A lot of people would tell you that it matters not a jot who is the biggest agency in any country, ranked by media billings. Creative agencies don’t spend the media money and, in the YouTube age, fees don’t necessarily relate to billings either. Income therefore is a more accurate measure.

Campaign has just produced its top agency list and attendant ‘school reports’ and its top five agencies by Nielsen billings are AMV/BBDO (again) with £377m, McCann Erickson (£309m), RKCR/Y&R (£264m), Leo Burnett (£234m) and M&C Saatchi (£230m). One of the biggest risers in the table is sixth-placed Bartle Bogle Hegarty, up from £170m billings in 2010 to £215m in 2011.

And all these agencies have been invited to submit their income figures, which some of them have. Here they are: AMV/BBDO £49.3m (2010 figures when billings were slightly higher), McCann, owned by Interpublic and WPP’s RKCR/Y&R declined, Leo Burnett (£45m in 2010), M&C (£42.2m/2010) and BBH (£46.7m last year). Interestingly DDB London (Omnicom like AMV) declared a 2010 income of £55.6m on 2010 billings of just £108m (£181m in 2011), a pretty extraordinary 50 per cent profit margin. No wonder it finds it hard to win new business (maybe it doesn’t need it). A pretty extraordinary billings rise too, although Virgin Media has since departed to BBH.

But billings do tell us which agency has big-spending clients. So can anyone catch AMV, which has been top of the tree for ages now? For as long as Campaign has been doing this (billings used to be supplied, unaudited, by agencies which led to lots of fibbing) there have been three big winners – JWT in the Sixties and Seventies, Saatchi & Saatchi in the days of the brothers before the great split in the early Nineties and then AMV, initially as an independent agency, latterly as part of the BBDO network. McCann has been top a couple of times I think.

So can anyone catch AMV? BBH, 49 per cent owned by Publicis Groupe, just might be able to. BBH recovered strongly last year after a rather fallow period and the latter part of 2011 saw a flood of new business including Dulux, Virgin Media, Sol, Waitrose and the Guardian (not likely to trouble the scorers in billings terms but great publicity). British Airways has returned to the airwaves too (although maybe not for long, you get the feeling that boss Willie Walsh doesn’t really like this advertising lark).

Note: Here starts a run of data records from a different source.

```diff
+                const int o = pp * 128 + (((2 * g4) ^ swz_halo(pp)) << 4);
+                U xH, xL;
+                Mma<T>::regroup(*(const uint4*)(halo + o), *(const uint4*)(halo + (o ^ 16)), xH, xL);
+                Mma<T>::three(wH[0], wL[0], xH, xL, acc[m][0]);
+                Mma<T>::three(wH[1], wL[1], xH, xL, acc[m][1]);
+            }
+        }
+        __syncthreads();
+        const int after = next + G;
+        if (next < ntile) {
+            stage(next);
+            if (EARLY && after < ntile) fetch(after);
+        }
+#pragma unroll
+        for (int m = 0; m < MB; ++m) {
+#pragma unroll
+            for (int nb = 0; nb < 2; ++nb) {
+                const int ch = gp * 32 + nb * 16 + 4 * g4;
+                float v[4] = {unscale<T>(acc[m][nb][0], p.wscale) + bias_r[nb].x, unscale<T>(acc[m][nb][1], p.wscale) + bias_r[nb].y,
+                              unscale<T>(acc[m][nb][2], p.wscale) + bias_r[nb].z, unscale<T>(acc[m][nb][3], p.wscale) + bias_r[nb].w};
+                activate(v);
+                if constexpr (F32O) {
+                    const float4 rv = rres[m][nb];
+                    if (ok[m])
+                        *(float4*)((float*)p.out + opix[m] * p.ldo + p.out_coff + ch) = make_float4(v[0] + rv.x, v[1] + rv.y, v[2] + rv.z, v[3] + rv.w);
+                } else {
+                    bad |= f16x2_out_of_range(v) & __builtin_amdgcn_ballot_w64(ok[m]);
+                    if (ok[m]) *(uint4*)((char*)p.out + (opix[m] * p.ldo + p.out_coff + ch) * 4) = Chunk<T>::pack(v);
+                }
+            }
+        }
+        if (next >= ntile) break;
+        tile = next;
+        next = after;
+        __syncthreads();
+    }
+    if constexpr (!F32O) f16x2_raise(bad);
+}
+
+GconvX2Plan gconv_x2_plan(int n_img, int H, int W, int groups, int n_cu, int max_workgroups) {
+    GconvX2Plan r;
+    r.bh = std::min(H, GX_MAX_BH);
+    r.nbx = gx_nbx(r.bh, W);
+    r.bands_y = cdiv(H, r.bh);
+    r.bands_x = cdiv(W, 16 * r.nbx);
+    r.ntile = n_img * r.bands_y * r.bands_x;
+    int slots = std::max(1, 2 * n_cu / groups);
+    if (max_workgroups > 0) slots = std::min(slots, max_workgroups);
+    r.grid_x = persistent_grid(r.ntile, slots);
+    r.tiles_min = r.ntile / r.grid_x;
+    r.tiles_max = cdiv(r.ntile, r.grid_x);
+    r.smem = (r.bh + 2) * (16 * r.nbx + 2) * 128 + GX_W_BYTES;
+    return r;
+}
+
+static bool gconv_x2_takes(const ConvParams& p, int dtype) {
+    if (dtype != OCRVI_F16X2 || p.groups < 2 || p.Cin_g != 32 || p.N_g != 32 || p.Np != 32 || p.KH != 3 || p.w_quartets) return false;
+    if (p.SH != 1 || p.SW != 1 || p.PH != 1 || p.PW != 1 || p.H != p.OH || p.W != p.OW || p.H < 1 || p.W < 1 || p.store_mode != ST_NHWC) return false;
+    if (p.Kp < 288 || p.Kp % 4 != 0 || p.Cin % 4 != 0 || p.cin_off % 4 != 0 || p.cin_off + p.groups * 32 > p.Cin) return false;
+    if (!p.x || !p.w || !p.out || ((uintptr_t)p.x & 15) != 0 || ((uintptr_t)p.w & 15) != 0 || ((uintptr_t)p.out & 15) != 0) return false;
+    if (p.bias && ((uintptr_t)p.bias & 15) != 0) return false;
+    if (p.ldo % 4 != 0 || p.out_coff % 4 != 0 || p.out_coff + p.groups * 32 > p.ldo) return false;
+    if (p.act != ACT_NONE && p.act != ACT_RELU && p.act != ACT_GELU) return false;
+    if ((size_t)p.n_img * p.H * p.W >= ((size_t)1 << 23)) return false;
+    if (p.out_f32)
+        return p.res_mode == RES_SAME && p.res && p.res_f32 && p.res_post && p.ldr % 4 == 0 && p.groups * 32 <= p.ldr && ((uintptr_t)p.res & 15) == 0;
+    return p.res_mode == RES_NONE;
+}
+bool gconv_x2_eligible(const ConvParams& p, int dtype) { return gconv32_on() && gconv_x2_takes(p, dtype); }
+
+int k_gconv_x2(const ConvParams& p, hipStream_t stream, int max_workgroups) {
+    OCRVI_CHECK(gconv_x2_takes(p, OCRVI_F16X2), OCRVI_EINVAL, "gconv_x2: not a grouped 3x3 call this kernel takes (Cin_g %d, N_g %d, out_f32 %d, res %d)",
+                p.Cin_g, p.N_g, p.out_f32, p.res_mode);
+    int n_cu = 0;
+    OCRVI_TRY(device_cus(&n_cu));
+    const GconvX2Plan pl = gconv_x2_plan(p.n_img, p.H, p.W, p.groups, n_cu, max_workgroups);
+    const double px = (double)p.n_img * p.H * p.W, ch = 32.0 * p.groups;
+    char tag[64];
+    snprintf(tag, sizeof(tag), "gconv_x2_f16x2 M%d g%d %s", p.n_img * p.H * p.W, p.groups, p.out_f32 ? "res_f32" : "f16x2");
+    ProfScope ps(tag, 2.0 * px * ch * 288.0, px * ch * 4.0 + ch * 288.0 * 4.0 + px * ch * 4.0 + (p.out_f32 ? px * ch * 4.0 : 0.0), stream);
+    const dim3 grid(pl.grid_x * p.groups);
+    if (p.out_f32) {
+        auto k = gconv_x2_kernel<true>;
+        OCRVI_TRY(ensure_max_smem((const void*)k, 80 * 1024));
+        hipLaunchKernelGGL(k, grid, dim3(256), pl.smem, stream, p, pl.bh, pl.nbx, pl.bands_y, pl.bands_x, gc_hw_magic(16 * pl.nbx + 2));
+    } else {
+        auto k = gconv_x2_kernel<false>;
+        OCRVI_TRY(ensure_max_smem((const void*)k, 80 * 1024));
+        hipLaunchKernelGGL(k, grid, dim3(256), pl.smem, stream, p, pl.bh, pl.nbx, pl.bands_y, pl.bands_x, gc_hw_magic(16 * pl.nbx + 2));
+    }
+    OCRVI_HIP(hipGetLastError());
+    return OCRVI_OK;
+}
+
+}
diff --git a/ocr_vi_invoice_amd/csrc/kernels.h b/ocr_vi_invoice_amd/csrc/kernels.h
--- a/ocr_vi_invoice_amd/csrc/kernels.h
+++ b/ocr_vi_invoice_amd/csrc/kernels.h
@@ -25,6 +25,17 @@
 bool lin_x2_eligible(int dtype, int K, int N);
 void pack_lin_x2_stream(const float* w, int N, int K, std::vector<char>& out);
 int k_lin_x2(const void* a, const void* wstream, const float* bias, void* out, int M, int K, int N, hipStream_t s, int max_workgroups = 0);
+struct ConvParams;
+struct GconvX2Plan {
+    int bh, nbx;
+    int bands_y, bands_x;
+    int ntile, grid_x;
+    int tiles_min, tiles_max;
+    int smem;
+};
+GconvX2Plan gconv_x2_plan(int n_img, int H, int W, int groups, int n_cu, int max_workgroups = 0);
+bool gconv_x2_eligible(const ConvParams& p, int dtype);
+int k_gconv_x2(const ConvParams& p, hipStream_t s, int max_workgroups = 0);
 int k_mlp_fused(int dtype, float* x, void* xn, const float* ln_g, const float* ln_b, const float* next_g, const float* next_b, const void* wstream,
                 const float* b1, const float* b2, int M, int D, hipStream_t s);
 int k_cast_from_f32(int dtype, const float* x, void* y, size_t n, hipStream_t s);
diff --git a/ocr_vi_invoice_amd/csrc/model.h b/ocr_vi_invoice_amd/csrc/model.h
--- a/ocr_vi_invoice_amd/csrc/model.h
+++ b/ocr_vi_invoice_amd/csrc/model.h
@@ -72,6 +72,8 @@
     int Hp = 0, Wp = 0;
 };
 int conv(Runner& r, const ConvLayer& L, const Tensor& x, const Tensor& y, const ConvOpts& o);
+ConvParams fill_conv_params(const ConvLayer& L, const Tensor& x, const Tensor& y, const ConvOpts& o);
+int check_conv_shapes(const Runner& r, const ConvLayer& L, const Tensor& x, const ConvParams& p, const ConvOpts& o);
 
 
 int finish_create(int dtype, RangeWatch& range);
diff --git a/ocr_vi_invoice_amd/csrc/model_common.hip b/ocr_vi_invoice_amd/csrc/model_common.hip
--- a/ocr_vi_invoice_amd/csrc/model_common.hip
+++ b/ocr_vi_invoice_amd/csrc/model_common.hip
@@ -37,7 +37,7 @@
     return st.upload(t->data, (size_t)n * 4, (void**)out);
 }
 
-int conv(Runner& r, const ConvLayer& L, const Tensor& x, const Tensor& y, const ConvOpts& o) {
+ConvParams fill_conv_params(const ConvLayer& L, const Tensor& x, const Tensor& y, const ConvOpts& o) {
     ConvParams p;
     p.x = x.p; p.w = L.w; p.bias = L.bias; p.out = y.p;
     p.n_img = x.n; p.H = x.h; p.W = x.w; p.Cin = x.c;
@@ -67,12 +67,22 @@
     }
     p.offs = o.offs;
     p.Hp = o.Hp; p.Wp = o.Wp;
+    return p;
+}
+
+int check_conv_shapes(const Runner& r, const ConvLayer& L, const Tensor& x, const ConvParams& p, const ConvOpts& o) {
     OCRVI_CHECK(!x.f32 || r.dtype == OCRVI_F32, OCRVI_EINVAL, "conv: f32 activations fed to a %d-typed GEMM", r.dtype);
     if (L.amode != AM_ROWS) {
         const int k = L.amode == AM_CONV1 ? 1 : 3;
         const int eh = (x.h + 2 * o.pad - k) / o.sh + 1, ew = (x.w + 2 * o.pad - k) / o.sw + 1;
         OCRVI_CHECK(eh == p.OH && ew == p.OW, OCRVI_EINVAL, "conv: output %dx%d but expected %dx%d", p.OH, p.OW, eh, ew);
     }
+    return OCRVI_OK;
+}
+
+int conv(Runner& r, const ConvLayer& L, const Tensor& x, const Tensor& y, const ConvOpts& o) {
+    const ConvParams p = fill_conv_params(L, x, y, o);
+    OCRVI_TRY(check_conv_shapes(r, L, x, p, o));
     if (r.dry()) return OCRVI_OK;
     return launch_conv_dt(r.dtype, p, L.amode, r.stream);
 }
diff --git a/ocr_vi_invoice_amd/csrc/rec_model.hip b/ocr_vi_invoice_amd/csrc/rec_model.hip
--- a/ocr_vi_invoice_amd/csrc/rec_model.hip
+++ b/ocr_vi_invoice_amd/csrc/rec_model.hip
@@ -167,6 +167,16 @@
     if (r.dry()) return OCRVI_OK;
     return k_lin_x2(x.p, lin, L.bias, y.p, (int)x.pixels(), x.c, y.c, r.stream);
 }
+static int local_conv(Runner& r, const ConvLayer& L, const Tensor& x, const Tensor& y, const ConvOpts& o) {
+    if (r.dtype == OCRVI_F16X2 && L.amode == AM_CONV3) {
+        const ConvParams p = fill_conv_params(L, x, y, o);
+        if (gconv_x2_eligible(p, r.dtype)) {
+            OCRVI_TRY(check_conv_shapes(r, L, x, p, o));
+            return r.dry() ? OCRVI_OK : k_gconv_x2(p, r.stream);
+        }
+    }
+    return conv(r, L, x, y, o);
+}
 static int attention(Runner& r, const Tensor& qkv, const Tensor& out, int seqs, int len, int heads) {
     const size_t mk = r.arena.mark(), sb = attention_scratch_bytes(r.dtype, seqs, len, heads);
     void* asc = sb ? r.arena.alloc(sb) : nullptr;
@@ -256,9 +266,9 @@
             if (bw.local) {
                 ConvOpts o;
                 o.pad = 1; o.act = ACT_GELU;
-                OCRVI_TRY(conv(r, bw.conv1, xn, t1, o));
+                OCRVI_TRY(local_conv(r, bw.conv1, xn, t1, o));
                 o.res = &xs; o.res_mode = RES_SAME; o.res_post = 1;
-                OCRVI_TRY(conv(r, bw.conv2, t1, xs, o));
+                OCRVI_TRY(local_conv(r, bw.conv2, t1, xs, o));
             } else {
                 ConvOpts o;
                 OCRVI_TRY(linear(r, bw.qkv, bw.qkv_lin, view(xn, rows, 1, 1, d), view(big, rows, 1, 1, 3 * d)));
```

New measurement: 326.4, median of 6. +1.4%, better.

In 2011 Waitrose spent a few quid on Christmas advertising but Dulux (which has a new campaign breaking next week) and Virgin Media have yet to uncork their wallets. So, if BBH’s other clients keep it up, that should put the agency quite close to AMV.

But that’s the key issue: clients don’t necessarily spend on main media year-in, year-out these days, taking a year off now and then and/or letting digital take the strain.

Lurking just outside Campaign’s top 20 is an outfit called, rather mysteriously, Gratterpalm. Based in Leeds in the north of England, Gratterpalm describes itself as a ‘retail marketing services specialist’ so its offer presumably includes more than ads. But there were £120.68m of those in 2011 and, although Gratterpalm held station at 21, it billed only a few million less than the mighty TBWA and Saatchi & Saatchi, just ahead of it in the table.

Which shows,among other things, the importance of retail (Gratterpalm handles some or all of Asda, DFS (furniture) and Greggs (bakers). John-Lewis-owned Waitrose was probably BBH’s biggest win of 2011 and if Waitrose keeps spending heavily the top end of this table could become interesting (although we’ll have to wait until March 2013 to find out exactly how interesting).

The Campaign/Nielsen table is available in this week’s print version of Campaign, at a (relatively) bargainous £6.95p. Well magazines are bewilderingly expensive these days.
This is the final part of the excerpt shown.